_Task item_:
From the first line to the last, reproduce the material exactly.

_Excerpted records_:
## Files before the change

deflatedmlmc_schwinger_amd/csrc/sw_engine.hip:

```cpp
#include "../../include/schwinger_hip.h"
#include "sw_kernels.hpp"
#include "sw_pack.hpp"
#include "sw_poly.hpp"

#include <dlfcn.h>

#include <algorithm>
#include <chrono>
#include <cmath>
#include <complex>
#include <cstdarg>
#include <cstdio>
#include <cstdlib>
#include <cstring>
#include <functional>
#include <map>
#include <mutex>
#include <string>
#include <type_traits>
#include <vector>

using swk::cplx;
using swk::cplxf;
using swk::PtrList;
// ... 158 lines not shown
  bool mfma_ops = true;
  bool mfma_3m = true;
  int mfma3_tiles = 0;
  int mfma_tiles = 4;
  int f32_tiles = 0;
  int f32_stages = 4, f32_dense_stages = 8;
  int f32_splitk = 1;
  bool f32_krylov = true;
  bool f32_pairs = true;
  int mfma_small_tiles = 2;
  int sync_hint[SW_MAX_HIER][SW_MAX_LEVELS] = {{0}};
  bool lazy_sync = true;
  int eo_skew = -1;
  bool eo_skew_chunk = false;
  bool gram_cycle = true;
  bool eo_product = true;
  int gj_block = 32;
  int eo_tile = 0;
  int dense_lds = 4;
  int eo_tile_dbg = 0;
  int num_cus = 256;
  bool direct_small = true;
  bool lgmres_aug = true;
  bool stencil_nt = false;
  int stencil_tile = 0;
  int stencil_spw = 0;
  bool cgs2 = false;
  bool verify = true;
  bool inner_cgs2 = false;
  bool pyth_last = true;
// ... 192 lines not shown
    field<&sw_engine::p_even>("p_even"),
    {"ell_order", get_field<&sw_engine::ell_order>, [](sw_engine* h, double v) {
       h->ell_order = v != 0.0;
       for (Hier& H : h->hier) H.even_valid = false;
     }},
    field<&sw_engine::direct_small>("direct_small"),
    field<&sw_engine::eo_direct>("eo_direct"),
    field<&sw_engine::lgmres_aug>("lgmres_aug"),
    field<&sw_engine::cgs2>("cgs2"),
    field<&sw_engine::inner_cgs2>("inner_cgs2"),
    field<&sw_engine::pyth_last>("pyth_last"),
    field<&sw_engine::verify>("verify"),
    field<&sw_engine::lazy_sync>("lazy_sync"),
    field<&sw_engine::eo_solve>("eo_solve"),
    field<&sw_engine::gram_cycle>("gram_cycle"),
    field<&sw_engine::stop_factor>("stop_factor", [](double v) { return v > 0.0 && v <= 1.0; },
                                   "stop_factor must be in (0, 1]"),
    field<&sw_engine::precond_f32>("precond_f32"),
    field<&sw_engine::f32_krylov>("f32_krylov"),
    field<&sw_engine::f32_pairs>("f32_pairs"),
    field<&sw_engine::f32_tiles>("f32_tiles",
                                 [](double v) { const int t = (int)v; return t == 0 || t == 1 || t == 2 || t == 4; },
                                 "f32_tiles must be 0, 1, 2 or 4"),
    field<&sw_engine::f32_stages>("f32_stages"),
    field<&sw_engine::f32_dense_stages>("f32_dense_stages"),
    field<&sw_engine::f32_splitk>("f32_splitk"),
    field<&sw_engine::bench_what>("bench_what", [](double v) { return !(v < 0.0 || v > 3.0); },
                                  "bench_what must be 0..3"),
    field<&sw_engine::bench_mode>("bench_mode", [](double v) { return v == 0.0 || v == 1.0 || v == 2.0; },
                                  "bench_mode must be 0, 1 or 2"),
// ... 901 lines not shown
      const bool even = lv.stencil ? (row < lv.n / 2) : (even_row_tile[row / 16] != 0);
      if (even) ev.push_back(g);
    }
    if (ev.empty()) continue;
    SWCHK(upload(h, &P.order_even, ev.data(), ev.size()));
    P.ngroups_even = (int)ev.size();
  }
  H.even_valid = true;
  return 0;
}

static inline int* sink_slot(sw_engine* h);
static bool f32_capable(const Hier& H, int level);

static int gram_cycle_update(sw_engine* h, const PtrList& pu, const PtrList& pz, int L, int n, int nbp, cplx* X,
                             KrylovWS& ws, swk::FgTail tg) {
  tg.kind = SW_TAIL_GRAM;
  tg.s = ws.sc;
  tg.j = L;
  tg.h1 = ws.gram;
  SWCHK(multigram(h, pu, L + 1, n, nbp, ws.gram, &tg));
  return multiaxpy(h, pz, L, ws.sc.ys, 1.0, X, X, n, nbp, nullptr);
}
static int gram_cycle(sw_engine* h, const KrylovSys& sys, const cplx* R, cplx* X, int L, KrylovWS& ws, int nbp,
                      swk::FgTail tg) {
  const size_t vec = (size_t)sys.n * nbp;
  PtrList pu, pz;
  pu.p[0] = R;
  for (int j = 0; j < L; ++j) {
    cplx* z = ws.Z + vec * j;
    cplx* w = ws.V + vec * j;
    SWCHK(sys.precond(pu.p[j], z));
    SWCHK(sys.apply(0, z, nullptr, w));
    pu.p[j + 1] = w;
    pz.p[j] = z;
  }
  return gram_cycle_update(h, pu, pz, L, sys.n, nbp, X, ws, tg);
}

static int kcycle_gram(sw_engine* h, Hier& H, int level, const cplx* B, cplx* X, int L, KrylovWS& ws, int nbp) {
  swk::FgTail tg{};
  tg.first_cycle = 1;
  tg.notconv = sink_slot(h);
  SWCHK(zero_vec(h, X, H.lv[level].n, nbp));
  return gram_cycle(h, full_system(h, H, level, nbp, true, false), B, X, L, ws, nbp, tg);
}

static int coarse_correction(sw_engine* h, Hier& H, int l, int nbp) {
  Level& lv = H.lv[l];
  Level& lc = H.lv[l + 1];
  const int last = H.nlevels - 1;
  if (lv.kcycle > 0 && l + 1 < last) {
// ... 2199 lines not shown
    return 0;
  }
  if (lv.n <= 0) return sw_fail(h, "level %d undefined", level);
  if (shift >= lv.n) return sw_fail(h, "shift %lld >= n", (long long)shift);
  std::vector<int> src(lv.n);
  for (int i = 0; i < lv.n; ++i) {
    const int s = (int)(((int64_t)i - shift + lv.n) % lv.n);
    const int ri = lv.h_rowmap.empty() ? i : lv.h_rowmap[i];
    const int rs = lv.h_rowmap.empty() ? s : lv.h_rowmap[s];
    src[ri] = rs;
  }
  SWCHK(upload(h, &h->perm_src[level], src.data(), src.size()));
  return 0;
}
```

_Answer section_:
## Files before the change

deflatedmlmc_schwinger_amd/csrc/sw_engine.hip:

```cpp
#include "../../include/schwinger_hip.h"
#include "sw_kernels.hpp"
#include "sw_pack.hpp"
#include "sw_poly.hpp"

#include <dlfcn.h>

#include <algorithm>
#include <chrono>
#include <cmath>
#include <complex>
#include <cstdarg>
#include <cstdio>
#include <cstdlib>
#include <cstring>
#include <functional>
#include <map>
#include <mutex>
#include <string>
#include <type_traits>
#include <vector>

using swk::cplx;
using swk::cplxf;
using swk::PtrList;
// ... 158 lines not shown
  bool mfma_ops = true;
  bool mfma_3m = true;
  int mfma3_tiles = 0;
  int mfma_tiles = 4;
  int f32_tiles = 0;
  int f32_stages = 4, f32_dense_stages = 8;
  int f32_splitk = 1;
  bool f32_krylov = true;
  bool f32_pairs = true;
  int mfma_small_tiles = 2;
  int sync_hint[SW_MAX_HIER][SW_MAX_LEVELS] = {{0}};
  bool lazy_sync = true;
  int eo_skew = -1;
  bool eo_skew_chunk = false;
  bool gram_cycle = true;
  bool eo_product = true;
  int gj_block = 32;
  int eo_tile = 0;
  int dense_lds = 4;
  int eo_tile_dbg = 0;
  int num_cus = 256;
  bool direct_small = true;
  bool lgmres_aug = true;
  bool stencil_nt = false;
  int stencil_tile = 0;
  int stencil_spw = 0;
  bool cgs2 = false;
  bool verify = true;
  bool inner_cgs2 = false;
  bool pyth_last = true;
// ... 192 lines not shown
    field<&sw_engine::p_even>("p_even"),
    {"ell_order", get_field<&sw_engine::ell_order>, [](sw_engine* h, double v) {
       h->ell_order = v != 0.0;
       for (Hier& H : h->hier) H.even_valid = false;
     }},
    field<&sw_engine::direct_small>("direct_small"),
    field<&sw_engine::eo_direct>("eo_direct"),
    field<&sw_engine::lgmres_aug>("lgmres_aug"),
    field<&sw_engine::cgs2>("cgs2"),
    field<&sw_engine::inner_cgs2>("inner_cgs2"),
    field<&sw_engine::pyth_last>("pyth_last"),
    field<&sw_engine::verify>("verify"),
    field<&sw_engine::lazy_sync>("lazy_sync"),
    field<&sw_engine::eo_solve>("eo_solve"),
    field<&sw_engine::gram_cycle>("gram_cycle"),
    field<&sw_engine::stop_factor>("stop_factor", [](double v) { return v > 0.0 && v <= 1.0; },
                                   "stop_factor must be in (0, 1]"),
    field<&sw_engine::precond_f32>("precond_f32"),
    field<&sw_engine::f32_krylov>("f32_krylov"),
    field<&sw_engine::f32_pairs>("f32_pairs"),
    field<&sw_engine::f32_tiles>("f32_tiles",
                                 [](double v) { const int t = (int)v; return t == 0 || t == 1 || t == 2 || t == 4; },
                                 "f32_tiles must be 0, 1, 2 or 4"),
    field<&sw_engine::f32_stages>("f32_stages"),
    field<&sw_engine::f32_dense_stages>("f32_dense_stages"),
    field<&sw_engine::f32_splitk>("f32_splitk"),
    field<&sw_engine::bench_what>("bench_what", [](double v) { return !(v < 0.0 || v > 3.0); },
                                  "bench_what must be 0..3"),
    field<&sw_engine::bench_mode>("bench_mode", [](double v) { return v == 0.0 || v == 1.0 || v == 2.0; },
                                  "bench_mode must be 0, 1 or 2"),
// ... 901 lines not shown
      const bool even = lv.stencil ? (row < lv.n / 2) : (even_row_tile[row / 16] != 0);
      if (even) ev.push_back(g);
    }
    if (ev.empty()) continue;
    SWCHK(upload(h, &P.order_even, ev.data(), ev.size()));
    P.ngroups_even = (int)ev.size();
  }
  H.even_valid = true;
  return 0;
}

static inline int* sink_slot(sw_engine* h);
static bool f32_capable(const Hier& H, int level);

static int gram_cycle_update(sw_engine* h, const PtrList& pu, const PtrList& pz, int L, int n, int nbp, cplx* X,
                             KrylovWS& ws, swk::FgTail tg) {
  tg.kind = SW_TAIL_GRAM;
  tg.s = ws.sc;
  tg.j = L;
  tg.h1 = ws.gram;
  SWCHK(multigram(h, pu, L + 1, n, nbp, ws.gram, &tg));
  return multiaxpy(h, pz, L, ws.sc.ys, 1.0, X, X, n, nbp, nullptr);
}
static int gram_cycle(sw_engine* h, const KrylovSys& sys, const cplx* R, cplx* X, int L, KrylovWS& ws, int nbp,
                      swk::FgTail tg) {
  const size_t vec = (size_t)sys.n * nbp;
  PtrList pu, pz;
  pu.p[0] = R;
  for (int j = 0; j < L; ++j) {
    cplx* z = ws.Z + vec * j;
    cplx* w = ws.V + vec * j;
    SWCHK(sys.precond(pu.p[j], z));
    SWCHK(sys.apply(0, z, nullptr, w));
    pu.p[j + 1] = w;
    pz.p[j] = z;
  }
  return gram_cycle_update(h, pu, pz, L, sys.n, nbp, X, ws, tg);
}

static int kcycle_gram(sw_engine* h, Hier& H, int level, const cplx* B, cplx* X, int L, KrylovWS& ws, int nbp) {
  swk::FgTail tg{};
  tg.first_cycle = 1;
  tg.notconv = sink_slot(h);
  SWCHK(zero_vec(h, X, H.lv[level].n, nbp));
  return gram_cycle(h, full_system(h, H, level, nbp, true, false), B, X, L, ws, nbp, tg);
}

static int coarse_correction(sw_engine* h, Hier& H, int l, int nbp) {
  Level& lv = H.lv[l];
  Level& lc = H.lv[l + 1];
  const int last = H.nlevels - 1;
  if (lv.kcycle > 0 && l + 1 < last) {
// ... 2199 lines not shown
    return 0;
  }
  if (lv.n <= 0) return sw_fail(h, "level %d undefined", level);
  if (shift >= lv.n) return sw_fail(h, "shift %lld >= n", (long long)shift);
  std::vector<int> src(lv.n);
  for (int i = 0; i < lv.n; ++i) {
    const int s = (int)(((int64_t)i - shift + lv.n) % lv.n);
    const int ri = lv.h_rowmap.empty() ? i : lv.h_rowmap[i];
    const int rs = lv.h_rowmap.empty() ? s : lv.h_rowmap[s];
    src[ri] = rs;
  }
  SWCHK(upload(h, &h->perm_src[level], src.data(), src.size()));
  return 0;
}
```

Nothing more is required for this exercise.